LPA Lund & Licensee Claire Rabang tour/inspected the facility. LPA inspected the dining area, living area, and all other areas intended for resident use. LPA observed to be furnished and maintained in compliance at this time. The Facility had a Medication cabinet (locked) and stored. First aid kit was observed in the Medication cabinet to be present and contained all required components at this time. LPA inspected four (4) residents bedrooms, with two shared & two individual rooms. Furnishings for residents were observed to meet the needs of the residents at this time. The facility also had two bathrooms for the residents. One bathroom is in a room for one individual. The facility has one room for staff use with a bathroom. The exterior grounds was conducted. A review of the facility perimeter fence, side gates, and walkways were observed to be maintained in compliance at this time. The facility has one fire extinguisher that and carbon monoxide are in compliance. The has a working telephone. The facility has 7-day non-perishable and 2-day perishable foods. LPA Lund reviewed 1 resident file and two staff files and were in compliance at this time.
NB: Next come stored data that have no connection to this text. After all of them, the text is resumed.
template <typename E, int NP>
__global__ __launch_bounds__(512) void attn_bwd_fused_kernel(const AttnParams p) {
  extern __shared__ __attribute__((aligned(16))) char smem[];
  using V8 = typename Elem16<E>::v8;
  using V4 = typename Elem16<E>::v4;
  constexpr int LP = 32 * NP;
  const int lane = threadIdx.x & 63;
  const int wid = __builtin_amdgcn_readfirstlane(threadIdx.x >> 6);
  const int W = blockDim.x >> 6, WC = W - 1;
  const int g = lane >> 4, li = lane & 15;
  const int b = blockIdx.x / p.H, h = blockIdx.x % p.H;
  const E* qb = (const E*)p.q + b * p.q_sb + h * p.q_sh;
  const E* kb = (const E*)p.k + b * p.k_sb + h * p.k_sh;
  const E* vb = (const E*)p.v + b * p.v_sb + h * p.v_sh;
  const E* ob = (const E*)p.o + b * p.o_sb + h * p.o_sh;
  const E* gb = (const E*)p.d_o + b * p.o_sb + h * p.o_sh;
  E* dqb = (E*)p.dq + b * p.q_sb + h * p.q_sh;
  E* dkb = (E*)p.dk + b * p.k_sb + h * p.k_sh;
  E* dvb = (E*)p.dv + b * p.v_sb + h * p.v_sh;
  const float* lse = p.lse + ((int64_t)b * p.H + h) * p.Lq;
  char* qs = smem;
  char* gs = qs + LP * kRowBytes;
  char* ks = gs + LP * kRowBytes;
  char* strip0 = ks + LP * kRowBytes;
  float* l2s = reinterpret_cast<float*>(strip0 + 2 * LP * kStripRow);
  float* dls = l2s + LP;
  char* patch = reinterpret_cast<char*>(dls + LP) + wid * 2048;

  V8 kf[2][2], vf[2][2];
  if (wid < WC) {
#pragma unroll
    for (int j = 0; j < 2; ++j) {
      const int kj = (2 * wid + j) * 16 + li;
      const int krow = kj < p.Lk ? kj : p.Lk - 1;
#pragma unroll
      for (int kk = 0; kk < 2; ++kk) {
        kf[j][kk] = *reinterpret_cast<const V8*>(kb + (int64_t)krow * p.k_sl + kk * 32 + g * 8);
        vf[j][kk] = *reinterpret_cast<const V8*>(vb + (int64_t)krow * p.v_sl + kk * 32 + g * 8);
      }
    }
  }
  {
    const int r = threadIdx.x;
    const float l = lse[r < p.Lq ? r : 0];
    stage_bwd_operands<E, 4>(qs, qb, p.q_sl, gs, gb, ob, p.o_sl, ks, kb, p.k_sl, p.Lq, p.Lk, LP, dls);
    if (r < LP) l2s[r] = r < p.Lq ? -l * kLog2e : 0.f;
  }
  __syncthreads();
  const float c2 = p.scale * kLog2e;
  if (wid < WC) {
    f32x4 dk[2][4], dv[2][4];
#pragma unroll
    for (int j = 0; j < 2; ++j)
#pragma unroll
      for (int dt = 0; dt < 4; ++dt) {
        dk[j][dt] = f32x4{0.f, 0.f, 0.f, 0.f};
        dv[j][dt] = f32x4{0.f, 0.f, 0.f, 0.f};
      }
    const f32x2 c2v = {c2, c2};
    const bool kvalid[2] = {(2 * wid) * 16 + li < p.Lk, (2 * wid + 1) * 16 + li < p.Lk};
    char* myrow[2] = {strip0 + ((2 * wid) * 16 + li) * kStripRow + g * 8, strip0 + ((2 * wid + 1) * 16 + li) * kStripRow + g * 8};
#pragma unroll
    for (int qp = 0; qp < NP; ++qp) {
      asm volatile("" ::: "memory");
      V8 qfr[2][2], gfr[2][2];
#pragma unroll
      for (int tt = 0; tt < 2; ++tt)
#pragma unroll
        for (int kk = 0; kk < 2; ++kk) {
          qfr[tt][kk] = img_row_frag<E>(qs, (2 * qp + tt) * 16, kk, g, li);
          gfr[tt][kk] = img_row_frag<E>(gs, (2 * qp + tt) * 16, kk, g, li);
        }
      f32x4 l2[2], dl[2];
#pragma unroll
      for (int tt = 0; tt < 2; ++tt) {
        l2[tt] = *reinterpret_cast<const f32x4*>(l2s + (2 * qp + tt) * 16 + 4 * g);
        dl[tt] = *reinterpret_cast<const f32x4*>(dls + (2 * qp + tt) * 16 + 4 * g);
      }
      V8 pf[2], dsf[2];
#pragma unroll
      for (int j = 0; j < 2; ++j) {
        f32x4 s[2], dp[2];
#pragma unroll
        for (int tt = 0; tt < 2; ++tt) {
          s[tt] = f32x4{0.f, 0.f, 0.f, 0.f};
          dp[tt] = f32x4{0.f, 0.f, 0.f, 0.f};
#pragma unroll
          for (int kk = 0; kk < 2; ++kk) {
            s[tt] = Elem16<E>::mma(qfr[tt][kk], kf[j][kk], s[tt]);
            dp[tt] = Elem16<E>::mma(gfr[tt][kk], vf[j][kk], dp[tt]);
          }
        }
#pragma unroll
        for (int tt = 0; tt < 2; ++tt)
#pragma unroll
          for (int r = 0; r < 4; r += 2) {
            const f32x2 x = __builtin_elementwise_fma(f32x2{s[tt][r], s[tt][r + 1]}, c2v, f32x2{l2[tt][r], l2[tt][r + 1]});
            const f32x2 d = f32x2{dp[tt][r], dp[tt][r + 1]} + f32x2{dl[tt][r], dl[tt][r + 1]};
            f32x2 pr = {__builtin_amdgcn_exp2f(x[0]), __builtin_amdgcn_exp2f(x[1])};
            if (!kvalid[j]) pr = f32x2{0.f, 0.f};
            const f32x2 ds = pr * d;
            s[tt][r] = pr[0];
            s[tt][r + 1] = pr[1];
            dp[tt][r] = ds[0];
            dp[tt][r + 1] = ds[1];
          }
        pf[j] = pack_pair<E>(s[0], s[1]);
        dsf[j] = pack_pair<E>(dp[0], dp[1]);
      }
#pragma unroll
      for (int j = 0; j < 2; ++j) {
        char* row = myrow[j] + (qp & 1) * (LP * kStripRow);
        *reinterpret_cast<V4*>(row) = __builtin_shufflevector(dsf[j], dsf[j], 0, 1, 2, 3);
        *reinterpret_cast<V4*>(row + 32) = __builtin_shufflevector(dsf[j], dsf[j], 4, 5, 6, 7);
      }
#pragma unroll
      for (int dt = 0; dt < 4; ++dt) {
        const V8 gt = img_tr_frag<E>(gs, 2 * qp, 2 * qp + 1, dt * 16, g, li);
        const V8 qt = img_tr_frag<E>(qs, 2 * qp, 2 * qp + 1, dt * 16, g, li);
#pragma unroll
        for (int j = 0; j < 2; ++j) {
          dv[j][dt] = Elem16<E>::mma(gt, pf[j], dv[j][dt]);
          dk[j][dt] = Elem16<E>::mma(qt, dsf[j], dk[j][dt]);
        }
      }
      __syncthreads();
    }
#pragma unroll
    for (int j = 0; j < 2; ++j) {
      const int k0 = (2 * wid + j) * 16;
      if (k0 < p.Lk) {
        store_tile<E>(patch, dkb, p.k_sl, k0, p.Lk, dk[j], p.scale, lane);
        store_tile<E>(patch, dvb, p.v_sl, k0, p.Lk, dv[j], 1.0f, lane);
      }
    }
  } else {
    V8 ka[NP][4];
#pragma unroll
    for (int kp = 0; kp < NP; ++kp)
#pragma unroll
      for (int dt = 0; dt < 4; ++dt) ka[kp][dt] = img_tr_frag<E>(ks, 2 * kp, 2 * kp + 1, dt * 16, g, li);
#pragma unroll 1
    for (int qp = 0; qp < NP; ++qp) {
      __syncthreads();
      const char* strip = strip0 + (qp & 1) * (LP * kStripRow);
      V8 bq[NP][2];
#pragma unroll
      for (int kp = 0; kp < NP; ++kp) {
        bq[kp][0] = strip_tr_frag<E>(strip, 2 * kp, 2 * kp + 1, 0, g, li);
        bq[kp][1] = strip_tr_frag<E>(strip, 2 * kp, 2 * kp + 1, 16, g, li);
      }
      f32x4 acc[2][4];
#pragma unroll
      for (int tt = 0; tt < 2; ++tt)
#pragma unroll
        for (int dt = 0; dt < 4; ++dt) acc[tt][dt] = f32x4{0.f, 0.f, 0.f, 0.f};
#pragma unroll
      for (int kp = 0; kp < NP; ++kp)
#pragma unroll
        for (int dt = 0; dt < 4; ++dt) {
          acc[0][dt] = Elem16<E>::mma(ka[kp][dt], bq[kp][0], acc[0][dt]);
          acc[1][dt] = Elem16<E>::mma(ka[kp][dt], bq[kp][1], acc[1][dt]);
        }
#pragma unroll
      for (int tt = 0; tt < 2; ++tt)
        if ((2 * qp + tt) * 16 < p.Lq) store_tile<E>(nullptr, dqb, p.q_sl, (2 * qp + tt) * 16, p.Lq, acc[tt], p.scale, lane);
    }
  }
}
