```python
def schedule_lanes(meta):
    NL = 8
    count = [0] * NL
    synced = [[0] * NL for _ in range(NL)]
    table = {}
    star = ('*', 0, 1)
    out = []
    for lane, reads, writes in meta:
        if reads is None and writes is None:
            lane, reads, writes = 0, [star], [star]
        else:
            reads, writes = list(reads or ()) + [star], list(writes or ())
        deps = set()
        for r in reads:
            for res, (w, _rd) in table.items():
                if w is not None and _overlap(r, res):
                    deps.add(w)
        for wres in writes:
# ... 1541 lines not shown
```

Baseline: 12210 images/s.

## Fuse four stride-2 dgrad parity-class launches into one grid

For stride-2 input-gradient convolutions, the four parity sub-convolutions used to be launched one after another as separate igemm kernels. They now go out as a single launch whose blocks are split across the classes, ordered by Kg descending so the longest tiles start first. Each block looks up its class parameters from a small per-class table. This is meant to cut launch overhead and the tail-idle gaps between the small per-class grids, at the cost of a larger kernel argument and some per-block class lookup. It is on by default but only applies when all four classes pick the same tile config, and it skips the flat/big/ws paths the per-class run() might have chosen.

After: 12250 images/s (median of 6 runs). No clear change (+0.3%).

```diff
diff --git a/ifcb_classifier_amd/csrc/conv_common.h b/ifcb_classifier_amd/csrc/conv_common.h
--- a/ifcb_classifier_amd/csrc/conv_common.h
+++ b/ifcb_classifier_amd/csrc/conv_common.h
@@ -35,6 +35,18 @@
     int dbg;
 };
 
+struct S2Class {
+    int R, S, P, Q, base_h, base_w, w_rbase, w_sbase, o_a, o_b, M, Kg, PQ, first;
+    fastdiv_t fPQ, fQ;
+};
+struct ConvArgsS2 {
+    ConvArgs a;
+    int n;
+    S2Class cls[4];
+};
+template <int MODE> struct IgemmArgs { typedef ConvArgs type; };
+template <> struct IgemmArgs<2> { typedef ConvArgsS2 type; };
+
 typedef const __attribute__((address_space(1))) void* gptr_t;
 typedef __attribute__((address_space(3))) void* lptr_t;
 
diff --git a/ifcb_classifier_amd/csrc/conv_igemm.hip b/ifcb_classifier_amd/csrc/conv_igemm.hip
--- a/ifcb_classifier_amd/csrc/conv_igemm.hip
+++ b/ifcb_classifier_amd/csrc/conv_igemm.hip
@@ -1,10 +1,37 @@
 #include "conv_common.h"
 #include <stdlib.h>
+#include <string.h>
 
 namespace {
 
+__device__ __forceinline__ const ConvArgs& block_args(const ConvArgs& ka, int& bid) {
+    bid = (int)xcd_remap(blockIdx.x, gridDim.x);
+    return ka;
+}
+__device__ __forceinline__ ConvArgs block_args(const ConvArgsS2& ka, int& bid) {
+    ConvArgs a = ka.a;
+    if (ka.n == 0) {
+        bid = (int)xcd_remap(blockIdx.x, gridDim.x);
+        return a;
+    }
+    const int b = (int)blockIdx.x;
+    int c = 0;
+#pragma unroll
+    for (int q = 1; q < 4; ++q)
+        if (q < ka.n && b >= ka.cls[q].first) c = q;
+    const S2Class& k = ka.cls[c];
+    const int end = c + 1 < ka.n ? ka.cls[c + 1].first : (int)gridDim.x;
+    bid = (int)xcd_remap((unsigned)(b - k.first), (unsigned)(end - k.first));
+    a.R = k.R; a.S = k.S; a.P = k.P; a.Q = k.Q; a.base_h = k.base_h; a.base_w = k.base_w;
+    a.w_rbase = k.w_rbase; a.w_sbase = k.w_sbase; a.o_a = k.o_a; a.o_b = k.o_b;
+    a.M = k.M; a.Kg = k.Kg; a.PQ = k.PQ; a.fPQ = k.fPQ; a.fQ = k.fQ;
+    return a;
+}
+
 template <class T, int NT, int WM, int NSTAGE, int MODE>
-__global__ __launch_bounds__(128 * WM) void conv_igemm(ConvArgs a) {
+__global__ __launch_bounds__(128 * WM) void conv_igemm(const typename IgemmArgs<MODE>::type ka) {
+    int bid;
+    const ConvArgs& a = block_args(ka, bid);
     constexpr bool STRIDED = MODE == 1;
     constexpr int ES = (int)sizeof(T);
     constexpr int CE = 16 / ES;
@@ -33,7 +60,6 @@
     const int lane = t & 63;
     const int wave = __builtin_amdgcn_readfirstlane(t >> 6);
     const int wm = wave >> 1, wn = wave & 1;
-    const int bid = (int)xcd_remap(blockIdx.x, gridDim.x);
     const int mtile = bid / a.tilesN, ntile = bid - mtile * a.tilesN;
     const int m0 = mtile * BM, n0 = ntile * BN;
 
@@ -446,13 +472,21 @@
 }
 
 template <class T, int NT, int WM, int NSTAGE>
-void launch(const ConvArgs& a, hipStream_t st) {
+void launch(const ConvArgs& a, hipStream_t st, const ConvArgsS2* s2 = nullptr) {
     int tilesM = cdiv(a.M, 64 * WM);
     dim3 grid((unsigned)(tilesM * a.tilesN)), block(128 * WM);
-    if (a.seg_n) hipLaunchKernelGGL((conv_igemm<T, NT, WM, NSTAGE, 4>), grid, block, 0, st, a);
+    if (s2) {
+        const S2Class& l = s2->cls[s2->n - 1];
+        grid.x = (unsigned)(l.first + cdiv(l.M, 64 * WM) * a.tilesN);
+        hipLaunchKernelGGL((conv_igemm<T, NT, WM, NSTAGE, 2>), grid, block, 0, st, *s2);
+    } else if (a.seg_n) hipLaunchKernelGGL((conv_igemm<T, NT, WM, NSTAGE, 4>), grid, block, 0, st, a);
     else if (a.bs_raw) hipLaunchKernelGGL((conv_igemm<T, NT, WM, NSTAGE, 3>), grid, block, 0, st, a);
-    else if (a.wKg) hipLaunchKernelGGL((conv_igemm<T, NT, WM, NSTAGE, 2>), grid, block, 0, st, a);
-    else if (a.ish | a.isw) hipLaunchKernelGGL((conv_igemm<T, NT, WM, NSTAGE, 1>), grid, block, 0, st, a);
+    else if (a.wKg) {
+        ConvArgsS2 one;
+        one.a = a; one.n = 0;
+        memset(one.cls, 0, sizeof(one.cls));
+        hipLaunchKernelGGL((conv_igemm<T, NT, WM, NSTAGE, 2>), grid, block, 0, st, one);
+    } else if (a.ish | a.isw) hipLaunchKernelGGL((conv_igemm<T, NT, WM, NSTAGE, 1>), grid, block, 0, st, a);
     else hipLaunchKernelGGL((conv_igemm<T, NT, WM, NSTAGE, 0>), grid, block, 0, st, a);
 }
 
@@ -496,8 +530,41 @@
     return big_ok(a) && !a.seg_n && !a.bs_raw && !a.accumulate && !a.ep_res && (a.ep_scale == nullptr || a.part == nullptr);
 }
 
+void igemm_tile(const ConvArgs& a, int dtype, int* wm, int* nt) {
+    const bool f32 = dtype == IFCBK_F32;
+    *wm = f32 ? 2 : pick_wm(a.M, a.K);
+    *nt = pick_nt(a.K, f32 ? 4 : (*wm == 4 ? 5 : 6));
+}
+
+void launch_igemm(const ConvArgs& a, int dtype, int wm, int nt, hipStream_t st, const ConvArgsS2* s2) {
+    if (dtype == IFCBK_F32) {
+        switch (nt) {
+            case 1: launch<float, 1, 2, 2>(a, st, s2); break;
+            case 2: launch<float, 2, 2, 2>(a, st, s2); break;
+            case 3: launch<float, 3, 2, 2>(a, st, s2); break;
+            default: launch<float, 4, 2, 2>(a, st, s2); break;
+        }
+    } else if (wm == 4) {
+        switch (nt) {
+            case 1: launch<bf16_t, 1, 4, 3>(a, st, s2); break;
+            case 2: launch<bf16_t, 2, 4, 3>(a, st, s2); break;
+            case 3: launch<bf16_t, 3, 4, 3>(a, st, s2); break;
+            case 4: launch<bf16_t, 4, 4, 3>(a, st, s2); break;
+            default: launch<bf16_t, 5, 4, 3>(a, st, s2); break;
+        }
+    } else {
+        switch (nt) {
+            case 1: launch<bf16_t, 1, 2, 2>(a, st, s2); break;
+            case 2: launch<bf16_t, 2, 2, 2>(a, st, s2); break;
+            case 3: launch<bf16_t, 3, 2, 2>(a, st, s2); break;
+            case 4: launch<bf16_t, 4, 2, 2>(a, st, s2); break;
+            case 5: launch<bf16_t, 5, 2, 2>(a, st, s2); break;
+            default: launch<bf16_t, 6, 2, 2>(a, st, s2); break;
+        }
+    }
+}
+
 int run(ifcbk_ctx* ctx, ConvArgs& a, int dtype, hipStream_t st) {
-    const bool f32 = dtype == IFCBK_F32;
     if (!a.wKg && !(a.ish | a.isw) && a.ostr_h == 1 && a.ostr_w == 1 && !a.seg_n && !a.accumulate && !a.ep_res && a.PQ > 0) {
         const int N = a.M / a.PQ;
         if (ifcbk_conv_flat_rows(dtype, N, a.H, a.W, a.C, a.K, a.R, a.S, -a.base_h, -a.base_w, a.P, a.Q) > 0)
@@ -513,8 +580,8 @@
         int bmt = 0, btn = 0;
         if (big_ok(a) && ifcbk_conv_big_plan(dtype, a.M, a.K, a.Kg, &bmt, &btn)) return ifcbk_conv_big_launch(ctx, &a, bmt, btn, st);
     }
-    int wm = f32 ? 2 : pick_wm(a.M, a.K);
-    int nt = pick_nt(a.K, f32 ? 4 : (wm == 4 ? 5 : 6));
+    int wm, nt;
+    igemm_tile(a, dtype, &wm, &nt);
     a.tilesN = cdiv(a.K, 32 * nt);
     if ((int64_t)cdiv(a.M, 64 * wm) * a.tilesN >= (1ll << 31)) IFCBK_FAIL(ctx, IFCBK_EINVAL, "conv: grid too large");
     if (ws_shape_ok(dtype, a.M, a.K, a.Kg) && !a.seg_n && !a.bs_raw && !a.wKg && !(a.ish | a.isw) && !a.accumulate && !a.ep_res) {
@@ -529,33 +596,45 @@
         IFCBK_LAUNCH_CHECK(ctx, "conv_ws");
         return 0;
     }
-    if (f32) {
-        switch (nt) {
-            case 1: launch<float, 1, 2, 2>(a, st); break;
-            case 2: launch<float, 2, 2, 2>(a, st); break;
-            case 3: launch<float, 3, 2, 2>(a, st); break;
-            default: launch<float, 4, 2, 2>(a, st); break;
-        }
-    } else if (wm == 4) {
-        switch (nt) {
-            case 1: launch<bf16_t, 1, 4, 3>(a, st); break;
-            case 2: launch<bf16_t, 2, 4, 3>(a, st); break;
-            case 3: launch<bf16_t, 3, 4, 3>(a, st); break;
-            case 4: launch<bf16_t, 4, 4, 3>(a, st); break;
-            default: launch<bf16_t, 5, 4, 3>(a, st); break;
-        }
-    } else {
-        switch (nt) {
-            case 1: launch<bf16_t, 1, 2, 2>(a, st); break;
-            case 2: launch<bf16_t, 2, 2, 2>(a, st); break;
-            case 3: launch<bf16_t, 3, 2, 2>(a, st); break;
-            case 4: launch<bf16_t, 4, 2, 2>(a, st); break;
-            case 5: launch<bf16_t, 5, 2, 2>(a, st); break;
-            default: launch<bf16_t, 6, 2, 2>(a, st); break;
-        }
-    }
+    launch_igemm(a, dtype, wm, nt, st, nullptr);
     IFCBK_LAUNCH_CHECK(ctx, "conv_igemm");
     return 0;
+}
+
+bool s2_grid_on() {
+    const char* e = getenv("IFCBK_DGRAD_S2_GRID");
+    return !e || atoi(e) != 0;
+}
+
+int run_s2_grid(ifcbk_ctx* ctx, const ConvArgs* c, int dtype, hipStream_t st) {
+    if (!s2_grid_on()) return 0;
+    int wm, nt;
+    igemm_tile(c[0], dtype, &wm, &nt);
+    int order[4] = {0, 1, 2, 3};
+    for (int i = 1; i < 4; ++i) {
+        int w2, n2;
+        igemm_tile(c[i], dtype, &w2, &n2);
+        if (w2 != wm || n2 != nt) return 0;
+        for (int j = i; j > 0 && c[order[j]].Kg > c[order[j - 1]].Kg; --j) { int t = order[j]; order[j] = order[j - 1]; order[j - 1] = t; }
+    }
+    ConvArgsS2 s;
+    s.a = c[order[0]];
+    s.a.tilesN = cdiv(s.a.K, 32 * nt);
+    s.n = 4;
+    int64_t first = 0;
+    for (int i = 0; i < 4; ++i) {
+        const ConvArgs& k = c[order[i]];
+        S2Class& q = s.cls[i];
+        q.R = k.R; q.S = k.S; q.P = k.P; q.Q = k.Q; q.base_h = k.base_h; q.base_w = k.base_w;
+        q.w_rbase = k.w_rbase; q.w_sbase = k.w_sbase; q.o_a = k.o_a; q.o_b = k.o_b;
+        q.M = k.M; q.Kg = k.Kg; q.PQ = k.PQ; q.fPQ = k.fPQ; q.fQ = k.fQ;
+        q.first = (int)first;
+        first += (int64_t)cdiv(k.M, 64 * wm) * s.a.tilesN;
+        if (first >= (1ll << 31)) return 0;
+    }
+    launch_igemm(s.a, dtype, wm, nt, st, &s);
+    IFCBK_LAUNCH_CHECK(ctx, "conv_igemm (stride-2 classes)");
+    return 1;
 }
 
 }
@@ -776,12 +855,14 @@
     a.wKg = 0; a.wSfull = 0; a.w_rbase = 0; a.w_sbase = 0; a.oH = 0; a.oW = 0; a.o_a = 0; a.o_b = 0;
     a.accumulate = accumulate;
     if (d->stride_h == 2 && d->stride_w == 2 && d->R >= 2 && d->S >= 2 && d->H >= 2 && d->W >= 2) {
+        ConvArgs cls[4];
         for (int pa = 0; pa < 2; ++pa)
             for (int pb = 0; pb < 2; ++pb) {
                 const int r0 = (pa + d->pad_h) & 1, s0 = (pb + d->pad_w) & 1;
                 const int nU = (d->R - r0 + 1) / 2, nV = (d->S - s0 + 1) / 2;
                 const int Hc = (d->H - pa + 1) / 2, Wc = (d->W - pb + 1) / 2;
-                ConvArgs c = a;
+                ConvArgs& c = cls[pa * 2 + pb];
+                c = a;
                 c.R = nU; c.S = nV;
                 c.P = Hc; c.Q = Wc;
                 c.base_h = (pa + d->pad_h - r0) / 2 - (nU - 1);
@@ -792,8 +873,10 @@
                 c.oH = d->H; c.oW = d->W; c.o_a = pa; c.o_b = pb;
                 c.M = d->N * Hc * Wc; c.Kg = nU * nV * d->K; c.PQ = Hc * Wc;
                 c.fPQ = make_fastdiv(c.PQ); c.fQ = make_fastdiv(c.Q);
-                if (int e = run(ctx, c, d->dtype, (hipStream_t)stream)) return e;
             }
+        if (const int g = run_s2_grid(ctx, cls, d->dtype, (hipStream_t)stream)) return g < 0 ? g : 0;
+        for (int i = 0; i < 4; ++i)
+            if (int e = run(ctx, cls[i], d->dtype, (hipStream_t)stream)) return e;
         return 0;
     }
     a.base_h = -(d->R - 1 - d->pad_h); a.base_w = -(d->S - 1 - d->pad_w);
diff --git a/ifcb_classifier_amd/engine.py b/ifcb_classifier_amd/engine.py
--- a/ifcb_classifier_amd/engine.py
+++ b/ifcb_classifier_amd/engine.py
@@ -11,7 +11,7 @@
 _DISPATCH_SWITCHES = ('IFCBK_CONV_PP3', 'IFCBK_CONV_PP3_GRID', 'IFCBK_WGRAD_LANE', 'IFCBK_WGRAD_GROUP', 'IFCBK_WGRAD_GROUP_MINKH', 'IFCBK_CONV_BIG', 'IFCBK_CONV_SLAB', 'IFCBK_CONV_BIG_MT', 'IFCBK_CONV_BIG_TN', 'IFCBK_CONV_FLAT', 'IFCBK_CONV_NT',
                       'IFCBK_CONV_WM', 'IFCBK_CONV_WS', 'IFCBK_CONV_WS_TILES', 'IFCBK_CONV_ROWS', 'IFCBK_WGRAD_PP',
                       'IFCBK_WGRAD_PP_KH', 'IFCBK_WGRAD_COLS', 'IFCBK_WGRAD_STEM', 'IFCBK_WGRAD_ROUNDS', 'IFCBK_WGRAD_FLAT',
-                      'IFCBK_BN_BWD_ROWS')
+                      'IFCBK_BN_BWD_ROWS', 'IFCBK_DGRAD_S2_GRID')
 
 
 def _dispatch_env():
```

No deficiencies cited on this visit and report left.
SUPERVISORS NAME: Lisa Rios
LICENSING EVALUATOR NAME: Jason Lund
LICENSING EVALUATOR SIGNATURE: DATE: 05/21/2024
I acknowledge receipt of this form and understand my licensing appeal rights as explained and received.
FACILITY REPRESENTATIVE SIGNATURE: DATE: 05/21/2024
This report must be available at Child Care and Group Home facilities for public review for 3 years.